I've also noticed that the cheap Chinese radio products have been a trap for a lot of dealers trying to compete with online sales. I've seen a few brick and mortar dealers who have started selling those radios to compete with cheap radios online only to end up going out of business because there is no margin to support business operations unless the volume is ridiculously high (1000+ units/month). After all, the purpose of being in business is to make a little money.
 

byndhlptom

Member
Joined
Nov 1, 2005
Messages
349
Location
JoCo, KS (SoDak native)
per your example.... and implied in TampaTyron's response

You should not program either of the two frequencies (for TX) with out permission of the licensee's (ABC & XYZ). They are responsible for FCC compliance in order to keep their licenses valid. I also believe that the FCC has restrictions on radio shops/dealers that require them to confirm license's before programming radios.... may just be good business practice....

$.02
 

ladn

Member
Premium Subscriber
Joined
Oct 25, 2008
Messages
307
Location
Southern California
Let's say a guy works for ABC Well Servicing, who provides him a two way radio for use at work. He buys a Baofeng he wants to program to use in place of his work radio. ABC contracts to XYZ Pressure Pumping on a regular basis. He asks me if I can program his radio to talk to XYZ as well as ABC.
In addition to the afore mentioned licensing and type acceptance issues, the guy who wants the interopperable radio programming would need to provide a radio that's compatible with both ABC and XYZ systems in terms of frequencies and modulation. AND both ABC and XYZ would need to have sufficient "extra" unit allocations on their licenses to allow for the addition of another radio.

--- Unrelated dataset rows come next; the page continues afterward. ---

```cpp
template <class Fetch, bool LOG2E_SCALE>
__device__ __forceinline__ void root3_body(const Fetch fetch, long long n_rows, const uint4 *__restrict__ wl3, const uint2 *__restrict__ lut,
                                           const float *__restrict__ b1, float *__restrict__ hidden)
{
    extern __shared__ uint4 sW3[];
    uint2 *sLut = reinterpret_cast<uint2 *>(sW3 + 3 * ROOT3_PHASE_STEPS * 4 * 64);
    if (threadIdx.x < 16) sLut[threadIdx.x] = lut[threadIdx.x];
    const long long n_tiles = (n_rows + 31) >> 5;
    const int lane = threadIdx.x & 63;
    const int r = lane & 31, h = lane >> 5;
    const long long wave = (long long)blockIdx.x * (ROOT3_THREADS / 64) + (threadIdx.x >> 6);
    const long long n_waves = (long long)gridDim.x * (ROOT3_THREADS / 64);
    constexpr float NL2E = -1.44269504088896340736f;
    constexpr int PH = ROOT3_PHASE_STEPS * 4 * 64;

    for (long long base = 0; base < n_tiles; base += n_waves) {
        const long long tile = base + wave;
        const bool has = tile < n_tiles;
        uint32_t p[8] = {0, 0, 0, 0, 0, 0, 0, 0};
        bool row_ok = false;
        if (has && tile * 32 + r < n_rows) {
            uint4 u0, u1;
            if (fetch.get(tile * 32 + r, u0, u1)) {
                row_ok = true;
                p[0] = u0.x; p[1] = u0.y; p[2] = u0.z; p[3] = u0.w; p[4] = u1.x; p[5] = u1.y; p[6] = u1.z; p[7] = u1.w;
            }
        }
        const Side sa{{p[0], p[1], p[2], p[3]}}, sb{{p[4], p[5], p[6], p[7]}};
        floatx16 acc0 = {0}, acc1 = {0}, acc2 = {0}, acc3 = {0};
#pragma unroll 1
        for (int phase = 0; phase < ROOT3_PHASES; ++phase) {
            const int s0 = phase * ROOT3_PHASE_STEPS;
            const int ns = K16_STEPS - s0 < ROOT3_PHASE_STEPS ? K16_STEPS - s0 : ROOT3_PHASE_STEPS;
            __syncthreads();
            for (int i = threadIdx.x; i < 3 * ns * 4 * 64; i += ROOT3_THREADS) {
                const int part = i / (ns * 4 * 64), o = i - part * (ns * 4 * 64);
                sW3[part * PH + o] = wl3[(size_t)part * ROOT3_PART_U4 + (size_t)s0 * 4 * 64 + o];
            }
            __syncthreads();
            if (has) {
                const uint4 *wp = sW3 + lane;
                for (int k = 0; k < ns; ++k) {
                    const int s = s0 + k;
                    union { uint4 u; bf16x8 v; } a;
                    if (s < 12) {
                        const int pos = 2 * s + h + 1;
                        const uint2 l0 = sLut[count_at(sa, pos)], l1 = sLut[count_at(sb, pos)];
                        a.u = make_uint4(l0.x, l0.y, l1.x, l1.y);
                    } else {
                        const int turn = (p[0] & TURN_BIT) ? 1 : 0;
                        const uint32_t t0 = (turn == 0 && row_ok) ? 0x3F80u : 0u, t1 = (turn == 0 || !row_ok) ? 0u : 0x3F80u;
                        const uint32_t bar1 = f32_to_bf16_rne(0.5f * (float)count_at(sa, 0)), bar2 = f32_to_bf16_rne(0.5f * (float)count_at(sb, 25));
                        const uint32_t off1 = f32_to_bf16_rne((float)count_at(sa, 25)), off2 = f32_to_bf16_rne((float)count_at(sb, 0));
                        a.u = h ? make_uint4(0, 0, 0, 0) : make_uint4(t0 | (t1 << 16), bar1 | (bar2 << 16), off1 | (off2 << 16), 0u);
                    }
#pragma unroll
                    for (int part = 0; part < 3; ++part) {
                        union { uint4 u; bf16x8 v; } w0, w1, w2r, w3;
                        const uint4 *q = wp + part * PH + k * 4 * 64;
                        w0.u = q[0]; w1.u = q[64]; w2r.u = q[128]; w3.u = q[192];
                        acc0 = __builtin_amdgcn_mfma_f32_32x32x16_bf16(a.v, w0.v, acc0, 0, 0, 0);
                        acc1 = __builtin_amdgcn_mfma_f32_32x32x16_bf16(a.v, w1.v, acc1, 0, 0, 0);
                        acc2 = __builtin_amdgcn_mfma_f32_32x32x16_bf16(a.v, w2r.v, acc2, 0, 0, 0);
                        acc3 = __builtin_amdgcn_mfma_f32_32x32x16_bf16(a.v, w3.v, acc3, 0, 0, 0);
                    }
                }
            }
        }
        if (has) {
            float bb[4];
#pragma unroll
            for (int c = 0; c < 4; ++c) bb[c] = b1[32 * c + r];
#pragma unroll
            for (int j = 0; j < 16; ++j) {
                const long long orow = tile * 32 + (j & 3) + 8 * (j >> 2) + 4 * h;
                if (orow < n_rows) {
                    float *o = hidden + orow * N_HID + r;
                    constexpr float SC = LOG2E_SCALE ? NL2E : 1.0f;
                    o[0] = SC * (acc0[j] + bb[0]); o[32] = SC * (acc1[j] + bb[1]);
                    o[64] = SC * (acc2[j] + bb[2]); o[96] = SC * (acc3[j] + bb[3]);
                }
            }
        }
    }
}

#ifdef BGAMD_EXPERIMENTAL
__global__ __launch_bounds__(ROOT3_THREADS) void root_hidden_bf16x3_kernel(
    const uint4 *__restrict__ rows, long long n_rows, const uint4 *__restrict__ wl3, const uint2 *__restrict__ lut,
    const float *__restrict__ b1, float *__restrict__ hidden)
{
    root3_body<RootRowsFetch, true>(RootRowsFetch{rows}, n_rows, wl3, lut, b1, hidden);
}
#endif

__global__ __launch_bounds__(ROOT3_THREADS) void traj_hidden_bf16x3_kernel(
    const uint4 *__restrict__ rows, const int4 *__restrict__ gmeta, long long t, long long n_lanes, long long T, long long n_rows,
    const uint4 *__restrict__ wl3, const uint2 *__restrict__ lut, const float *__restrict__ b1, float *__restrict__ hidden)
{
    root3_body<TrajRowsFetch, false>(TrajRowsFetch{rows, gmeta, t, n_lanes, T}, n_rows, wl3, lut, b1, hidden);
}

constexpr int ROOT3D_THREADS = 256;
#ifdef BGAMD_EXPERIMENTAL
__global__ __launch_bounds__(ROOT3D_THREADS) void traj_hidden_direct_kernel(
    const uint4 *__restrict__ rows, const int4 *__restrict__ gmeta, long long t, long long n_lanes, long long T, long long n_rows,
    const uint4 *__restrict__ wl3, const uint2 *__restrict__ lut, const float *__restrict__ b1, float *__restrict__ hidden)
{
    __shared__ uint2 sLut[16];
    if (threadIdx.x < 16) sLut[threadIdx.x] = lut[threadIdx.x];
    const int lane = threadIdx.x & 63, c = threadIdx.x >> 6;
    const int r = lane & 31, h = lane >> 5;
    const long long tile = blockIdx.x;
    const TrajRowsFetch fetch{rows, gmeta, t, n_lanes, T};
    uint32_t p[8] = {0, 0, 0, 0, 0, 0, 0, 0};
    bool row_ok = false;
    if (tile * 32 + r < n_rows) {
        uint4 u0, u1;
        if (fetch.get(tile * 32 + r, u0, u1)) {
            row_ok = true;
            p[0] = u0.x; p[1] = u0.y; p[2] = u0.z; p[3] = u0.w; p[4] = u1.x; p[5] = u1.y; p[6] = u1.z; p[7] = u1.w;
// ... 236 lines not shown
```

Before: 528.2 million env steps/s.

## Overlap LDS weight staging with counter and first-tile row loads in delta eval

```diff
diff --git a/backgammon-engine_amd/csrc/bg_eval.h b/backgammon-engine_amd/csrc/bg_eval.h
--- a/backgammon-engine_amd/csrc/bg_eval.h
+++ b/backgammon-engine_amd/csrc/bg_eval.h
@@ -340,22 +340,36 @@
     extern __shared__ float4 sW[];
     float *sW2 = reinterpret_cast<float *>(sW) + DELTA_W_FLOATS;
     uint16_t *sList = reinterpret_cast<uint16_t *>(sW2 + N_HID) + (threadIdx.x >> 6) * (DELTA_MAX * 64);
-    for (int i = threadIdx.x; i < DELTA_W_FLOATS / 4; i += DELTA_THREADS) sW[i] = wt[i];
-    if (threadIdx.x < N_HID) sW2[threadIdx.x] = w2[threadIdx.x];
     __shared__ unsigned int s_ticket;
-    if (threadIdx.x == 0) s_ticket = 0;
-    __syncthreads();
+    constexpr int STAGE_STEPS = (DELTA_W_FLOATS / 4 + DELTA_THREADS - 1) / DELTA_THREADS;
+    auto stage = [&](int k0, int k1) {
+#pragma unroll
+        for (int k = k0; k < k1; ++k) {
+            const int i = k * DELTA_THREADS + (int)threadIdx.x;
+            if (i < DELTA_W_FLOATS / 4) sW[i] = wt[i];
+        }
+    };
+    unsigned long long cr0 = 0, cr1 = 0, cr2 = 0, cr3 = 0;
+    if (n_rows_ptr) cr0 = *n_rows_ptr;
+    if (n_rows_b_ptr) { cr1 = n_rows_b_ptr[0]; cr2 = n_rows_b_ptr[BG_CTR_STRIDE]; cr3 = n_rows_b_ptr[2 * BG_CTR_STRIDE]; }
+    const float b2 = *b2p;
+    const float w2_mine = threadIdx.x < N_HID ? w2[threadIdx.x] : 0.0f;
+    stage(0, STAGE_STEPS / 3);
 
     long long n_rows = n_rows_imm, na1 = 0, na2 = 0, na3 = 0;
     if (n_rows_ptr) {
         const long long lim = n_rows_b_ptr ? b_base : n_rows_imm;
-        const long long c = (long long)*n_rows_ptr;
+        const long long c = (long long)cr0;
         n_rows = c < lim ? c : lim;
     }
     if (n_rows_b_ptr) {
-        const long long c1 = (long long)n_rows_b_ptr[0], c2 = (long long)n_rows_b_ptr[BG_CTR_STRIDE], c3 = (long long)n_rows_b_ptr[2 * BG_CTR_STRIDE];
+        const long long c1 = (long long)cr1, c2 = (long long)cr2, c3 = (long long)cr3;
         na1 = c1 < b_base ? c1 : b_base; na2 = c2 < b_base ? c2 : b_base; na3 = c3 < b_base ? c3 : b_base;
     }
+#ifdef BG_EVAL_WGCLOCK
+    asm volatile("s_waitcnt lgkmcnt(0)" : "+s"(na3) : : "memory");
+    const unsigned long long wg_t_counters = wall_clock64();
+#endif
     if (rows_eval_counter && blockIdx.x == 0 && threadIdx.x == 0) atomicAdd(rows_eval_counter, (unsigned long long)(n_rows + na1 + na2 + na3));
 #ifndef BG_ARENA_ORDER
 #define BG_ARENA_ORDER 123
@@ -364,14 +378,14 @@
     static_assert(((1 << AO0) | (1 << AO1) | (1 << AO2) | (1 << AO3)) == 15, "a permutation of 0123");
     const long long cnt_of[4] = {n_rows, na1, na2, na3};
     const long long c0 = cnt_of[AO0], c1 = cnt_of[AO1], c2 = cnt_of[AO2], c3 = cnt_of[AO3];
-    const long long t1 = (c0 + 63) >> 6, t2 = t1 + ((c1 + 63) >> 6), t3 = t2 + ((c2 + 63) >> 6);
-    const long long n_tiles = t3 + ((c3 + 63) >> 6);
-    auto tile_rows = [&](long long t, long long &end) -> long long {
-        if (t < t1) { end = AO0 * b_base + c0; return AO0 * b_base + t * 64; }
-        if (t < t2) { end = AO1 * b_base + c1; return AO1 * b_base + (t - t1) * 64; }
-        if (t < t3) { end = AO2 * b_base + c2; return AO2 * b_base + (t - t2) * 64; }
+    const int t1 = (int)((c0 + 63) >> 6), t2 = t1 + (int)((c1 + 63) >> 6), t3 = t2 + (int)((c2 + 63) >> 6);
+    const int n_tiles = t3 + (int)((c3 + 63) >> 6);
+    auto tile_rows = [&](int t, long long &end) -> long long {
+        if (t < t1) { end = AO0 * b_base + c0; return AO0 * b_base + (long long)t * 64; }
+        if (t < t2) { end = AO1 * b_base + c1; return AO1 * b_base + (long long)(t - t1) * 64; }
+        if (t < t3) { end = AO2 * b_base + c2; return AO2 * b_base + (long long)(t - t2) * 64; }
         end = AO3 * b_base + c3;
-        return AO3 * b_base + (t - t3) * 64;
+        return AO3 * b_base + (long long)(t - t3) * 64;
     };
     const int lane = threadIdx.x & 63;
     int rl, inv;
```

In addition to the authorization letters, you would do well to check the FCC ULS for he license information yourself.
 

fwradio

Texas DB Admin
Database Admin
Joined
Dec 19, 2002
Messages
298
Location
Fort Worth, Texas
eCFR — Code of Federal Regulations

(b) Except for frequencies used in accordance with §90.417, no person shall program into a transmitter frequencies for which the licensee using the transmitter is not authorized.
I was searching everywhere for that one. I knew I had seen it before. I use it to justify to customers that we will not program frequencies that they are not licensed or authorized in writing to transmit on.